## Required action:
Scan the records below and copy every line that contains the string "JSTEP".

BEGIN Records for the task

#ifndef HB_RETRY_QUAD_TAIL
#define HB_RETRY_QUAD_TAIL 1
#endif
template <int NL, int NR, class H>
__device__ __forceinline__ void hb_engine_tail(H &h, const LaneTab &L, const PrfParams<NL> &P, u64 njobs,
                                               unsigned long long *queue, u64 chunk) {
    HbPool pool{0, 0, njobs, queue, false, chunk};
    u64 job = 0;
    bool active = pool.take(__ballot(1), true, job);
    u32 dig[8], sr[4] = {0, 0, 0, 0}, out[NL];
    if (active) {
        h.init(job, sr);
        hb_job_digest<0>(h, job, dig, 0);
    }
    const u32 resumed = hb_resumed_tries(h, 0);
    u32 tries = 0, job_tries = resumed, failed = 0;
    u64 am;
    while ((am = __ballot(active)) != 0) {
        if (pool.exhausted && pool.next >= pool.end && __popcll(am) <= 16) break;
        const u32 ok = hb_prf_try<NL, NR>(L, P, sr, dig, out);
        tries += active ? 1u : 0u;
        job_tries += 1u;
        const bool acc = active && ok;
        if (acc) h.accept(job, out);
        const bool give_up = active && !ok && job_tries >= HB_MAX_TRIES;
        failed += give_up ? 1u : 0u;
        const bool next = acc || give_up;
        const u64 m = __ballot(next);
        if (m) {
            u64 nj = 0;
            const bool got = pool.take(m, next, nj);
            if (next) {
                active = got;
                job = nj;
                job_tries = resumed;
                if (got) {
                    h.init(job, sr);
                    hb_job_digest<0>(h, job, dig, 0);
                }
            }
        }
    }
    if (am) {
        const u32 lane = hb_lane_id(), r = lane >> 2, q = lane & 3u;
        const bool qa = r < (u32)__popcll(am);
        u64 mm = am;
        for (u32 k = 0; k < r && mm; ++k) mm &= mm - 1;
        const int src = mm ? __builtin_ctzll(mm) : 0;
        const u64 qjob = ((u64)(u32)__shfl((int)(u32)(job >> 32), src) << 32) | (u32)__shfl((int)(u32)job, src);
        u32 qdig[8];
        HB_UNROLL
        for (int t = 0; t < 8; ++t) qdig[t] = (u32)__shfl((int)dig[t], src);
        const u32 w0 = (u32)__shfl((int)sr[0], src), w1 = (u32)__shfl((int)sr[1], src);
        const u32 w2 = (u32)__shfl((int)sr[2], src), w3 = (u32)__shfl((int)sr[3], src);
        u32 s = q == 0 ? w0 : q == 1 ? w1 : q == 2 ? w2 : w3;
        u32 jt = (u32)__shfl((int)job_tries, src);
        const QuadLane Q = hb_quad_lane(L);
        u32 rkq[NR + 1];
        HB_UNROLL
        for (int rr = 0; rr <= NR; ++rr) {
            const u32 k0 = __builtin_amdgcn_readfirstlane(P.rk[4 * rr]), k1 = __builtin_amdgcn_readfirstlane(P.rk[4 * rr + 1]);
            const u32 k2 = __builtin_amdgcn_readfirstlane(P.rk[4 * rr + 2]), k3 = __builtin_amdgcn_readfirstlane(P.rk[4 * rr + 3]);
            rkq[rr] = q == 0 ? k0 : q == 1 ? k1 : q == 2 ? k2 : k3;
        }
// ... 419 lines not shown
    v[NL] = T[NL] + (u32)c;
    hb_reduce_small<NL>(v, M, out);
}
#endif

template <int NL>
__device__ __forceinline__ uint4 *hb_dig_entry(const EncodeArgs<NL> &A, u64 blk) {
    return reinterpret_cast<uint4 *>(A.dig_tab + (A.block_base + blk - A.dig_lo) * 8);
}

template <int NL>
__device__ __forceinline__ void hb_dig_load(const EncodeArgs<NL> &A, u64 blk, u32 dig[8]) {
    const uint4 *e = hb_dig_entry<NL>(A, blk);
    const uint4 a = e[0], b = e[1];
    dig[0] = a.x; dig[1] = a.y; dig[2] = a.z; dig[3] = a.w;
    dig[4] = b.x; dig[5] = b.y; dig[6] = b.z; dig[7] = b.w;
}

template <int NL, bool DLOAD>
__device__ __forceinline__ void hb_first_digest(const EncodeArgs<NL> &A, u64 job, bool act, u32 dig[8]) {
    if constexpr (DLOAD) {
        hb_dig_load<NL>(A, job, dig);
        return;
    }
    hb_sha256_decimal(A.block_base + job, dig);
    if (A.dig_mode == HB_DIG_STORE && act) {
        uint4 *e = hb_dig_entry<NL>(A, job);
        e[0] = make_uint4(dig[0], dig[1], dig[2], dig[3]);
        e[1] = make_uint4(dig[4], dig[5], dig[6], dig[7]);
    }
}
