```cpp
extern "C" int isac_ofdm_demodulate_dev(isac_ctx* ctx, const isac_c64* d_wave, int64_t T, int32_t A,
                                        const isac_carrier* carrier, isac_c64* d_grid, int32_t L) {
  ISAC_ENTER(ctx);
  ISAC_TRY(check_carrier(ctx, carrier));
  if (!d_wave || !d_grid || A <= 0) return fail(ctx, ISAC_ERR_INVALID_ARG, "bad arguments");
  OfdmGeom g = geom_of(carrier);
  const int L_whole = whole_symbols(g, T);
  if (L_whole <= 0) return fail(ctx, ISAC_ERR_SHORT_WAVEFORM, "waveform shorter than one OFDM symbol");
  if (L < L_whole) return fail(ctx, ISAC_ERR_CAPACITY, "grid has fewer symbol columns than the waveform holds");
  ctx->range_cache.touch(d_grid, sizeof(c64) * (size_t)g.n_sc * L * A);
  if (L > L_whole) ISAC_HIP(hipMemsetAsync(d_grid, 0, sizeof(c64) * (size_t)g.n_sc * L * A, ctx->stream));
  const c64* tw = nullptr;
  ISAC_TRY(isac_get_twiddles(ctx, g.nfft, &tw));
  ISAC_FFT_DISPATCH(g.nfft, ISAC_TRY((launch_demod<FFT, false>(ctx, g, T, A, L_whole, L, tw, 0, 0, nullptr, 0.0, 0,
                                                               (const c64*)d_wave, (c64*)d_grid))));
  return ISAC_OK;
}

template <class FFT>
static int launch_mod(isac_ctx* ctx, const OfdmGeom& g, const ModIo& io, int A, int L, const c64* tw, const c64* grid,
                      double scale, c64* wave, c64* head, const double* rise) {
  size_t lds = sizeof(c64) * FFT::LDS_ELEMS;
  auto kern = mod_kernel<FFT>;
  ISAC_TRY(allow_lds(ctx, reinterpret_cast<const void*>(kern), lds));
  hipLaunchKernelGGL(kern, dim3((unsigned)(L * A)) , dim3(256), lds, ctx->stream, g, io, A, L, tw, grid, scale, wave, head, rise);
  ISAC_HIP(hipGetLastError());
  return ISAC_OK;
}

static int modulate_into(isac_ctx* ctx, const isac_carrier* carrier, const c64* d_grid, int grid_cols, int l_off, int L, int A, int sym0,
                         double amplitude, int n_win, c64* d_wave, long long wave_rows, long long t_off) {
  OfdmGeom g = geom_of(carrier);
  if (n_win < 0 || n_win > g.cp_base) return fail(ctx, ISAC_ERR_INVALID_ARG, "windowing must lie in 0..(short cyclic prefix length)");
  const c64* tw = nullptr;
  ISAC_TRY(isac_get_twiddles(ctx, g.nfft, &tw));
  ModIo io{wave_rows, t_off, grid_cols, l_off, sym0, n_win};
  c64* head = nullptr;
  const double* rise = nullptr;
  if (n_win > 0) {
    ISAC_TRY(ensure(ctx, ctx->stage_c, sizeof(c64) * (size_t)n_win * L * A));
    head = (c64*)ctx->stage_c.p;
    ISAC_TRY(isac_get_rise_window(ctx, n_win, &rise));
  }
  ISAC_FFT_DISPATCH(g.nfft, ISAC_TRY((launch_mod<FFT>(ctx, g, io, A, L, tw, d_grid, amplitude / g.nfft, d_wave, head, rise))));
  if (n_win > 0) {
    hipLaunchKernelGGL(mod_window_kernel, dim3(cdiv((long long)n_win * L * A, 256)), dim3(256), 0, ctx->stream, g, io, A, L, (const c64*)head, rise, d_wave);
    ISAC_HIP(hipGetLastError());
  }
  return ISAC_OK;
}

extern "C" int isac_ofdm_modulate_dev(isac_ctx* ctx, const isac_c64* d_grid, int32_t L, int32_t A,
                                      const isac_carrier* carrier, double amplitude, isac_c64* d_wave, int64_t T) {
  return isac_ofdm_modulate_windowed_dev(ctx, d_grid, L, A, carrier, amplitude, 0, 0, d_wave, T);
}

extern "C" int isac_ofdm_modulate_windowed_dev(isac_ctx* ctx, const isac_c64* d_grid, int32_t L, int32_t A, const isac_carrier* carrier,
                                               double amplitude, int32_t n_slot, int32_t windowing, isac_c64* d_wave, int64_t T) {
  ISAC_ENTER(ctx);
  ISAC_TRY(check_carrier(ctx, carrier));
  if (!d_wave || !d_grid || A <= 0 || L <= 0 || n_slot < 0) return fail(ctx, ISAC_ERR_INVALID_ARG, "bad arguments");
// ... 46 lines not shown
```

5g_based_system_level_integrated_sensing_and_communication_simulator_amd/csrc/echo_dev.hpp:

```cpp
#pragma once
#include "isac_common.hpp"

namespace isac {

__device__ __forceinline__ uint32_t xor3(uint32_t a, uint32_t b, uint32_t c) {
#if defined(__HIP_DEVICE_COMPILE__) && __has_builtin(__builtin_amdgcn_bitop3_b32)
  return __builtin_amdgcn_bitop3_b32(a, b, c, 0x96);
#else
  return a ^ b ^ c;
#endif
}

__device__ __forceinline__ void philox4x32_10(uint32_t c0, uint32_t c1, uint32_t c2, uint32_t c3,
                                              uint32_t k0, uint32_t k1, uint32_t (&out)[4]) {
#pragma unroll
  for (int r = 0; r < 10; ++r) {
    uint64_t p0 = (uint64_t)0xD2511F53u * c0;
    uint64_t p1 = (uint64_t)0xCD9E8D57u * c2;
    uint32_t hi0 = (uint32_t)(p0 >> 32), lo0 = (uint32_t)p0;
    uint32_t hi1 = (uint32_t)(p1 >> 32), lo1 = (uint32_t)p1;
    uint32_t n0 = xor3(hi1, c1, k0), n2 = xor3(hi0, c3, k1);
    c0 = n0; c1 = lo1; c2 = n2; c3 = lo0;
    k0 += 0x9E3779B9u;
    k1 += 0xBB67AE85u;
// ... 127 lines not shown
  const int x = wg & 7, s = wg >> 3;
  const int tile = (s / (kTileSyms * kTileAnts)) * 8 + x, within = s % (kTileSyms * kTileAnts);
  const int n_ag = (A + kTileAnts - 1) / kTileAnts;
  const int ag = tile % n_ag, lb = tile / n_ag;
  r = kTileAnts * ag + within / kTileSyms;
  l = kTileSyms * lb + within % kTileSyms;
  return r < A && l < L_whole;
}

template <int QT, int NZ, int GROUP, int NT, class PRE, class E>
__device__ __forceinline__ void spectral_echo_column(int tid, int K, int Q_rt, const c64* __restrict__ Dl ,
                                                     long long d_stride , const c64* __restrict__ sr ,
                                                     double sig, uint64_t seed, long long column, const c64* __restrict__ nz,
                                                     c64 (&acc)[4096 / NT],
                                                     PRE&& pre, E&& emit) {
  constexpr int QM = QT ? QT : 1;
  constexpr int PER = 4096 / NT;
  constexpr int NG = PER / GROUP;
  constexpr int NCALL = PER / 2;
  constexpr int JSTEP = 512 / NT;
  const int Q = QT ? QT : Q_rt;
  const int n_el = (K + NT - 1) / NT;
  const int wave_k0 = __builtin_amdgcn_readfirstlane(tid & ~63);
  using Aux = decltype(pre(0));
  Aux aux[2][GROUP];
  c64 dv[2][GROUP][QM];
  c64 nzv[2][GROUP];
  auto kc_of = [&](int j) { const int k = tid + NT * j; return k < K ? k : K - 1; };
  auto load_group = [&](int g, int b) {
#pragma unroll
    for (int u = 0; u < GROUP; ++u) {
      const int j = g * GROUP + u;
      if (j < n_el) {
        const int kc = kc_of(j);
        aux[b][u] = pre(kc);
        if constexpr (NZ == 2) nzv[b][u] = nz[kc];
        if constexpr (QT > 0) {
#pragma unroll
          for (int q = 0; q < QT; ++q) dv[b][u][q] = Dl[(long long)q * d_stride + kc];
        }
      }
    }
  };
  load_group(0, 0);
  __builtin_amdgcn_sched_barrier(0);
  if constexpr (NZ == 1) {
#pragma unroll
    for (int c = 0; c < NCALL; ++c) {
      const int j0 = (NT == 512) ? 2 * c : 4 * (c / 2) + (c % 2), j1 = j0 + JSTEP;
      if (wave_k0 + NT * j0 < K) {
        const uint64_t ctr = (uint64_t)(tid + NT * c) + (uint64_t)kSpectralSlotsPerColumn * (uint64_t)column;
        uint32_t o[4];
        philox4x32_10((uint32_t)ctr, (uint32_t)(ctr >> 32), kSpectralStream, 0u, (uint32_t)seed, (uint32_t)(seed >> 32), o);
        acc[j0] = box_muller32_hw(o[0], o[1]);
        if (wave_k0 + NT * j1 < K) acc[j1] = box_muller32_hw(o[2], o[3]);
      }
    }
  }
  __builtin_amdgcn_sched_barrier(0);
#pragma unroll
  for (int g = 0; g < NG; ++g) {
    const int b = g & 1;
    if (g + 1 < NG) load_group(g + 1, b ^ 1);
#pragma unroll
    for (int u = 0; u < GROUP; ++u) {
      const int j = g * GROUP + u;
      if (j < n_el) {
        c64 v = mk(0.0, 0.0);
        if constexpr (QT > 0) {
#pragma unroll
          for (int q = 0; q < QT; ++q) v = fma(dv[b][u][q], sr[q], v);
        } else {
          for (int q = 0; q < Q; ++q) v = fma(Dl[(long long)q * d_stride + kc_of(j)], sr[q], v);
        }
        if constexpr (NZ == 1) v = v + acc[j] * sig;
        if constexpr (NZ == 2) v = v + nzv[b][u] * sig;
        acc[j] = emit(j, tid + NT * j, v, aux[b][u]);
      }
    }
    __builtin_amdgcn_sched_barrier(0);
  }
}
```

END Records for the task

## Exercise output:
  constexpr int JSTEP = 512 / NT;
      const int j0 = (NT == 512) ? 2 * c : 4 * (c / 2) + (c % 2), j1 = j0 + JSTEP;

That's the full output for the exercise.